Nine years ago the church joined the Holy Humor Sunday movement, and attendance has been climbing steadily for its Sunday-after-Easter service. Associate pastor C. Alan Harvey says church leaders got the idea for the service from an article in The Joyful Noiseletter (see “Humor helps,” opposite page). They read that early Greek Orthodox Church leaders called the Sunday after Easter “Bright Sunday,” emphasizing the joy and laughter engendered by Jesus’ resurrection.

Last year’s Bright Sunday service at First Church will be hard to top. At the climax of the children’s sermon, pastor Steven D. Negley pushed a pie in Harvey’s face. It was one of those “guess you had to be there” moments, but the pastors say the stunt somehow related to a telling of the Bible story.

The church has adopted the butterfly as a symbol for Bright Sunday. Thanks to Florida’s warm climate, worshipers are able to go outside and release butterflies given to them at the beginning of the service.

 Clowns and comedians

Resurrection-centered faith is the basis for clown ministry, a movement that sprang up around the country in the 1970s. Inspired by Paul’s words about “the foolishness of God” (1 Corinthians 1:26-31), chaplains at retirement homes and hospitals have donned clown make-up to lift the spirits of patients and demonstrate the healing effects of humor. As Lutheran minister Floyd Schaffer put it in his 1984 book If I Were a Clown, “a clown is someone who lowers himself, in order to lift someone else up.”

(Not a bad description of Jesus’ ministry.)

Even outside the church, a resurrection outlook informs the performances of classic comedians such as Charlie Chaplin. For Chaplin’s Little Tramp character, life is a dangerous and humiliating waltz among the slippery banana peels of life. He suffers many falls and disappointments, but each time he stands up again, retrieves his cane and dusts off his fallen hat. Then, after doing a little hop/dance step (l like to call this his resurrection dance), he heads down the road into a new day.

Comedy in Scripture?

Many of us approach the Bible with such seriousness that we miss the comic element in some-of its stories. But readers looking for humor will not be disappointed. For example:

Gospel guffaws

In his ground-breaking book The Humor of Christ (1964) theologian Elton Trueblood pointed out examples of the under-appreciated humor of the Gospels: Jesus accuses show-off hypocrites of blowing horns before giving alms. He warns that when blind (leaders) lead the blind, both will wind up in a ditch. And he compares a money-obsessed person seeking to enter the kingdom of heaven to a camel trying to squeeze through the eye of a needle. Some humorless scholars have attempted to “explain” Jesus’ hyperbolic joke about the needle’s eye by suggesting that there must have been a low gate in the Jerusalem wall through which a heavily laden camel could pass only by kneeling and inching its way through.
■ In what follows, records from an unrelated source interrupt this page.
__global__ __launch_bounds__(512, 2) void gru_step_fwd_a2w3_kernel(StepArgs a) {
    constexpr int TMW = 256, AW = TMW * ROWB;
    if (a.p_drop > 0.f) a.seed = live_seed(a.seed);
    __shared__ __attribute__((aligned(16))) char sa0[AW];
    __shared__ __attribute__((aligned(16))) char sa1[AW];
    __shared__ __attribute__((aligned(16))) char sw0[B_BYTES];
    __shared__ __attribute__((aligned(16))) char sw1[B_BYTES];
    __shared__ __attribute__((aligned(16))) char sa2[AW];
    const int lane = threadIdx.x & 63, wave = __builtin_amdgcn_readfirstlane(threadIdx.x >> 6);
    const int fr = lane & 15, fq = lane >> 4;
    const int hs = a.hs, nC = hs / TC;
    const int xcd = blockIdx.x & 7, sq = blockIdx.x >> 3;
    const int m0 = ((sq / nC) * 8 + xcd) * TMW, c0 = (sq % nC) * TC;
    if (m0 >= a.rows) return;
    const int nkx = a.in_dim / BK, nk = nkx + hs / BK;
    uint32_t axo[4], aho[4], bxo[3], bho[3];
#pragma unroll
    for (int i = 0; i < 4; ++i) {
        const int rl = (i * 8 + wave) * 8 + (lane >> 3);
        const int r = min(m0 + rl, a.rows - 1) - m0;
        const uint32_t c = (uint32_t)(((lane & 7) ^ swz(rl)) << 4);
        axo[i] = (uint32_t)r * (uint32_t)(a.ldx * 2) + c;
        aho[i] = (uint32_t)r * (uint32_t)(hs * 2) + c;
    }
#pragma unroll
    for (int i = 0; i < 3; ++i) {
        const int rl = (i * 8 + wave) * 8 + (lane >> 3);
        const int g = rl >> 6, nt = (rl >> 4) & 3, q = (rl >> 2) & 3, e = rl & 3;
        const int wrow = g * hs + c0 + q * 16 + nt * 4 + e;
        const uint32_t c = (uint32_t)(((lane & 7) ^ swz(rl)) << 4);
        bxo[i] = (uint32_t)wrow * (uint32_t)(a.in_dim * 2) + c;
        bho[i] = (uint32_t)wrow * (uint32_t)(hs * 2) + c;
    }
    const char* Xb = reinterpret_cast<const char*>(a.x + (int64_t)m0 * a.ldx);
    const char* Hb = reinterpret_cast<const char*>(a.h_in + (int64_t)m0 * hs);
    const char* Wi = reinterpret_cast<const char*>(a.w_ih);
    const char* Wh = reinterpret_cast<const char*>(a.w_hh);

    f32x4_t acc[2][16];
#pragma unroll
    for (int i = 0; i < 2; ++i)
#pragma unroll
        for (int j = 0; j < 16; ++j) acc[i][j] = f32x4_t{0.f, 0.f, 0.f, 0.f};
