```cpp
__global__ __launch_bounds__(kWfBlock) void wf_combine(DevScene sc, DevCamera cam, WfArgs a) {
  const unsigned stride = gridDim.x * blockDim.x;
  const unsigned L = (unsigned)sc.n_lights;
  __shared__ unsigned s_pre[kPreRays];
  const unsigned* pre = shard_prefix<true>(a.in_cnt, s_pre);
  for (unsigned i = blockIdx.x * blockDim.x + threadIdx.x; i < a.n; i += stride) {
    const unsigned slot = shard_slot<true>(pre, a.in_cap, i);
    const WfNode nd = a.nodes[slot];
    V3 color = v3(0.0, 0.0, 0.0);
    if (nd.obj >= 0) {
      const ShadeRec& m = sc.shade[nd.obj];
      V3 surface = v3(0.0, 0.0, 0.0);
      for (unsigned l = 0; l < L; ++l) {
        const double* sp = a.surf + ((size_t)slot * L + l) * 3;
        surface = vadd(surface, v3(sp[0], sp[1], sp[2]));
      }
      V3 refl = v3(0.0, 0.0, 0.0), refr = v3(0.0, 0.0, 0.0);
      if (nd.child_refl >= 0) {
        const double* cc = a.child_colors + (size_t)nd.child_refl * 3;
        refl = vscale(v3(cc[0], cc[1], cc[2]), m.reflective);
      }
      if (nd.child_refr >= 0) {
        const double* cc = a.child_colors + (size_t)nd.child_refr * 3;
        refr = vscale(v3(cc[0], cc[1], cc[2]), m.transparency);
      }
      if (m.reflective > 0.0 && m.transparency > 0.0) {
        const double r = nd.schlick;
        color = vadd(vadd(surface, vscale(refl, r)), vscale(refr, 1.0 - r));
      } else {
        color = vadd(vadd(surface, refl), refr);
      }
    }
    size_t oi = slot;
    if (a.g == 0 && a.camera_mode && a.aa == 1) {
      uint32_t x, lr, smp;
      gen0_pixel(a.aa, a.rows, cam.hsize, i, x, lr, smp);
      oi = (size_t)lr * cam.hsize + x;
    }
    double* out = a.colors + oi * 3;
    out[0] = color.x; out[1] = color.y; out[2] = color.z;
  }
}

__device__ __forceinline__ void poison_frames(const WfArgs& a, double* single, unsigned per_frame) {
  const unsigned nf = a.n_frames > 1 ? a.n_frames : 1u;
  const double nan = __builtin_nan("");
  const size_t n = (size_t)per_frame * 3, stride = (size_t)gridDim.x * blockDim.x;
  for (unsigned f = 0; f < nf; ++f) {
    double* o = a.n_frames > 1 ? a.frames->out[f] : single;
    for (size_t i = (size_t)blockIdx.x * blockDim.x + threadIdx.x; i < n; i += stride) o[i] = nan;
  }
}

__global__ __launch_bounds__(kWfBlock) void wf_combine_parents(DevScene sc, DevCamera cam, WfArgs a) {
  const unsigned stride = gridDim.x * blockDim.x;
  __shared__ unsigned s_pre[kPreList];
  const unsigned* pre = shard_prefix<false>(a.sh_cnt, s_pre);
  const WfGenTab t = a.gtab[a.g];
  const unsigned sh_cap = a.gsh[a.g];
  const unsigned n = sh_cap ? (unsigned)__builtin_amdgcn_readfirstlane((int)pre[kShards]) : 0u;
  const ParentRec* parents = a.par_base + t.par_off;
  const double* child_colors = a.color_base + a.gtab[a.g + 1].color_off * 3ull;
  if (!(a.g == 0 && a.colors_direct)) a.colors = a.color_base + t.color_off * 3ull;
  if (a.g == 0 && blockIdx.x == 0 && threadIdx.x < 64) {
    volatile WfHostRec* r = a.hrec;
    for (unsigned l = threadIdx.x; l <= a.max_depth && l < (unsigned)kMaxGen; l += 64) {
      unsigned c = a.frame_real * (a.n_frames > 1 ? a.n_frames : 1u);
      if (l > 0) {
        const unsigned* q = a.out_cnt + (size_t)(l - 1) * 2 * kShards * kShardStride;
        c = 0;
        for (int k = 0; k < kShards; ++k) c += q[k * kShardStride] + q[k * kShardStride + 1];
      }
      r->counts[l] = c;
    }
    if (threadIdx.x == 0) {
      r->n_real = a.frame_real * (a.n_frames > 1 ? a.n_frames : 1u);
      r->n_gens = a.max_depth + 1;
      r->frames = r->frames + 1;
    }
  }
  if (a.g == 0 && a.colors_direct && a.cnt->overflow) {
    poison_frames(a, a.colors, a.frame_real);
    return;
  }
  for (unsigned i = blockIdx.x * blockDim.x + threadIdx.x; i < n; i += stride) {
    const ParentRec p = parents[shard_slot<false>(pre, sh_cap, i)];
    typedef double f64x2v __attribute__((ext_vector_type(2)));
    const f64x2v rt = *(const f64x2v*)(sc.refl_transp + 2 * (size_t)p.obj);
    V3 refl = v3(0.0, 0.0, 0.0), refr = v3(0.0, 0.0, 0.0);
    if (p.child_refl >= 0) {
      const double* cc = child_colors + (size_t)p.child_refl * 3;
      refl = vscale(v3(cc[0], cc[1], cc[2]), rt.x);
    }
    if (p.child_refr >= 0) {
      const double* cc = child_colors + (size_t)p.child_refr * 3;
      refr = vscale(v3(cc[0], cc[1], cc[2]), rt.y);
    }
    const V3 col = shade_color_rt(rt.x, rt.y, v3(p.surface[0], p.surface[1], p.surface[2]), refl, refr, p.schlick);
    double* out = color_dst(a, cam, p.slot);
    out[0] = col.x; out[1] = col.y; out[2] = col.z;
  }
}

__global__ __launch_bounds__(kWfBlock) void wf_average(WfArgs a, unsigned hsize, const double* colors, unsigned n_pix,
                                                       double* out) {
  const unsigned stride = gridDim.x * blockDim.x;
  const unsigned aa = a.aa;
  const unsigned pix_frame = a.n_frames > 1 ? a.frame_real / aa : n_pix;
  if (a.cnt && a.cnt->overflow) {
    poison_frames(a, out, pix_frame);
    return;
  }
  for (unsigned p = blockIdx.x * blockDim.x + threadIdx.x; p < n_pix; p += stride) {
    const unsigned f = p / pix_frame, lp = p - f * pix_frame;
    const size_t s0 = (size_t)f * (a.n_frames > 1 ? a.frame_rays : 0u) + (size_t)lp * aa;
    V3 sum = v3(0.0, 0.0, 0.0);
    for (unsigned s = 0; s < aa; ++s) {
      const double* c = colors + (s0 + s) * 3;
      sum = vadd(sum, v3(c[0], c[1], c[2]));
    }
    const V3 avg = vscale(sum, 1.0 / (double)aa);
    uint32_t x, lr, smp;
    gen0_pixel(a.aa, a.rows, hsize, lp * aa, x, lr, smp);
    double* o = (a.n_frames > 1 ? a.frames->out[f] : out) + ((size_t)lr * hsize + x) * 3;
    o[0] = avg.x; o[1] = avg.y; o[2] = avg.z;
  }
}

__global__ void wf_count_kinds(WfArgs a) {
  unsigned nrefl = 0, nrefr = 0, nhit = 0;
  const unsigned stride = gridDim.x * blockDim.x;
  __shared__ unsigned s_pre[kPreRays];
  const unsigned* pre = shard_prefix<true>(a.in_cnt, s_pre);
  for (unsigned i = blockIdx.x * blockDim.x + threadIdx.x; i < a.n; i += stride) {
    const WfNode nd = a.nodes[shard_slot<true>(pre, a.in_cap, i)];
    nrefl += nd.child_refl >= 0;
    nrefr += nd.child_refr >= 0;
    nhit += nd.obj >= 0;
  }
  const unsigned long long s1 = wave_sum(nrefl), s2 = wave_sum(nrefr), s3 = wave_sum(nhit);
  if (lane_id() == 0) {
    if (s1) atomicAdd(&a.cnt->n_refl[a.g], (unsigned)s1);
    if (s2) atomicAdd(&a.cnt->n_refr[a.g], (unsigned)s2);
    if (s3) atomicAdd(&a.cnt->n_hit[a.g], (unsigned)s3);
  }
}


}
```

### raytracer-challenge-rs_amd/csrc/rt_wf_device.hpp

```cpp
#pragma once
#include <hip/hip_runtime.h>
#include <hip/hip_ext.h>

#include <algorithm>
#include <cstring>

#include "rt_device.hpp"
#include "rt_trace.hpp"
#include "rt_wavefront.hpp"

#pragma clang fp contract(off)

namespace rtamd {

[[maybe_unused]] constexpr int kWfBlock = 256;

#define WF_CHECK(x)                        \
  do {                                     \
    hipError_t _e = (x);                   \
    if (_e != hipSuccess) return _e;       \
  } while (0)


__device__ __forceinline__ WfWorkRow* work_row(WfCounters* c) {
// ... 296 lines not shown
__device__ __forceinline__ void add_gate_skips(WfCounters* cnt, const GateSkips& sk) {
  const unsigned long long a = wave_sum(sk.sph), b = wave_sum(sk.plane), c = wave_sum(sk.other);
  if (lane_id() == 0 && (a | b | c)) {
    WfWorkRow* w = work_row(cnt);
    if (a) atomicAdd(&w->gated[0], a);
    if (b) atomicAdd(&w->gated[1], b);
    if (c) atomicAdd(&w->gated[2], c);
  }
}

template <bool USE_LDS, bool PRIMARY, bool QUADS, int TW, bool CSG = false, bool ALIAS = false>
__global__ __launch_bounds__(kTraceBlock, TW) void wf_trace_closest(DevScene sc, DevCamera cam, WfArgs a) {
  extern __shared__ __attribute__((aligned(16))) unsigned char lds_raw[];
  unsigned n_disc = 0;
  GateSkips sk;
  WfLds lv{};
  if constexpr (USE_LDS) lv = wf_lds_stage<PRIMARY>(sc, a.prim, lds_raw);
  __shared__ unsigned s_pre[kPreRays];
  const unsigned* pre = shard_prefix<true>(a.in_cnt, s_pre);
  const unsigned stride = gridDim.x * blockDim.x;
  for (unsigned i = blockIdx.x * blockDim.x + threadIdx.x; i < a.n; i += stride) {
    const unsigned slot = shard_slot<true>(pre, a.in_cap, i);
    V3 o, d;
    wf_ray(a, cam, slot, o, d);
    Hit h;
    if constexpr (USE_LDS) wf_trace_lds<PRIMARY, false, QUADS, CSG, ALIAS>(sc, lv, o, d, h, n_disc, sk);
    else trace<false, QUADS, CSG, ALIAS>(sc, o, d, h, n_disc, &sk);
    WfHit w;
    w.t = h.t; w.key = h.key; w.c1k = h.c1k; w.c2k = h.c2k; w.hin = h.hin;
    a.hits[slot] = w;
  }
  const unsigned long long s = wave_sum(n_disc);
  if (lane_id() == 0 && s) atomicAdd(&work_row(a.cnt)->disc[a.disc_slot], s);
  if (sc.n_groups) add_gate_skips(a.cnt, sk);
}
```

Mirthful birth Genesis 17-21

God chooses a childless couple in their 90s to begin the family of “chosen people.” Ludicrous! No wonder Sarah and Abraham laugh when God tells them they will become parents. When Sarah finally does bear a son, the parents name him Isaac, which translates as “Laughter.” Sarah declares, “God has brought laughter for me; everyone who hears will laugh with me”

Sibling Rivalry Run Amok

Hebrew storytellers must have chuckled over the saga of the contentious twins, Esau and Jacob. They begin competing against each other while still in the womb, each trying to position himself to emerge first and thus have the rightful claim to the family inheritance. Second- born Jacob enters the world holding onto Esau’s heel, trying to pull his brother back into the birth canal. Jacob manages to trick Esau out of his birthright, but the trickster gets a taste of his own medicine when he finds himself tricked by Laban into marrying the wrong woman.

Wise Ass

It’s hard to miss the humor when Balaam’s donkey is depicted as having more sense than its owner.

Designer gods

Satirical passages like this one in the book of Isaiah show the absurdity of making and worshiping idols.

Fish tale: Jonah

The delightful story of Jonah could be subtitled, “Your legs are too short to run from God.” Don’t get hung up on the question of whether or not a person can survive in the belly of a whale, or you’ll miss both the humor and the point of this fisherman’s tall tale. :J

Humor Helps

 The books mentioned in the article by Cox, Trueblood, and Shaffer, are out of print but are available through Go to the “Book” section and type in the title to find used book dealers that sell them. Other books related to humor and the gospel:

The Gospel According to Peanuts, by Robert Short (Westminster John Knox Press, 1964; reprinted often)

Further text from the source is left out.